'''

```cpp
hipError_t launch_classify(const DevDB &db, const LaunchIO &io, double confidence, const LaunchSlot &sl,
                           uint32_t frag_chunk, int grid_blocks, hipStream_t stream, const SchedKnobs &sched_knobs);
Sched make_sched(uint64_t n_frag, uint32_t c0, int mates, uint64_t waves, const SchedKnobs &kn);
hipError_t launch_validate_table(const uint32_t *table, uint64_t n_cells, uint32_t vmask, unsigned long long *d_out2,
                                 hipStream_t stream);
int classify_blocks_per_cu();
hipError_t launch_insert_sequences(const DevDB &db, const void *d_bases, const void *d_seq_off,
                                   uint64_t n_seq, uint32_t value, unsigned long long *d_inserted,
                                   int grid_blocks, hipStream_t stream);
hipError_t launch_synth_insert(uint32_t *table, uint64_t capacity, uint64_t cap_magic,
                               uint32_t value_bits, uint32_t value, uint64_t n_keys, uint64_t seed,
                               uint64_t key_mask, unsigned long long *d_size, hipStream_t stream);

int open_dir(const char *db_dir, int device, Engine **out);
int open_images(const void *opts, size_t opts_len, const void *taxo, size_t taxo_len,
                const void *hash, size_t hash_len, int device, Engine **out);
int open_synthetic(uint64_t capacity, uint64_t n_keys, uint32_t depth, uint64_t seed, int device,
                   Engine **out);
void destroy(Engine *e);
void finish_devdb_public(Engine *e);
int refresh_table_copies(Engine *e);
int resolve_db_dir(const char *db_dir, std::string &resolved);
int classify_device(Engine *e, const void *d_bases, const void *d_seq_off, uint64_t n_frag,
                    uint32_t flags, double confidence, void *d_results, void *d_kmer_taxa,
                    const void *d_kmer_taxa_off, void *d_counters, hipStream_t stream,
                    const void *d_seq_len = nullptr, uint64_t bases_end = 0);
int classify_host(Engine *e, const uint8_t *bases, const uint64_t *seq_offsets, uint64_t n_frag,
                  uint32_t flags, double confidence, nh_result *results, uint32_t *kmer_taxa,
                  uint64_t *kmer_taxa_offsets, uint64_t kmer_taxa_cap);
int check_error_flag(Engine *e);
struct HumanOutArgs {
    const char *text;
// ... 64 lines not shown
```

### nohuman_amd/csrc/nh_kernels.hip

```cpp
#include <hip/hip_runtime.h>
#include <stdlib.h>
#include <string.h>

#include <type_traits>

#include "nh_device.h"

namespace nh {

#define NH_FULL 0xFFFFFFFFFFFFFFFFull
#ifndef NH_WIDE_CELLS
#define NH_WIDE_CELLS 16
#endif
#ifndef NH_WIDE_AFTER
#define NH_WIDE_AFTER 2
#endif
#ifndef NH_R2_CELLS
#define NH_R2_CELLS 4
#endif

template <bool STD> struct CandPad { static constexpr int value = STD ? 6 : 66; };
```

'''

Problem description =
Reproduce every line of the material above that has the string "char".

Task output =
int open_dir(const char *db_dir, int device, Engine **out);
int resolve_db_dir(const char *db_dir, std::string &resolved);
    const char *text;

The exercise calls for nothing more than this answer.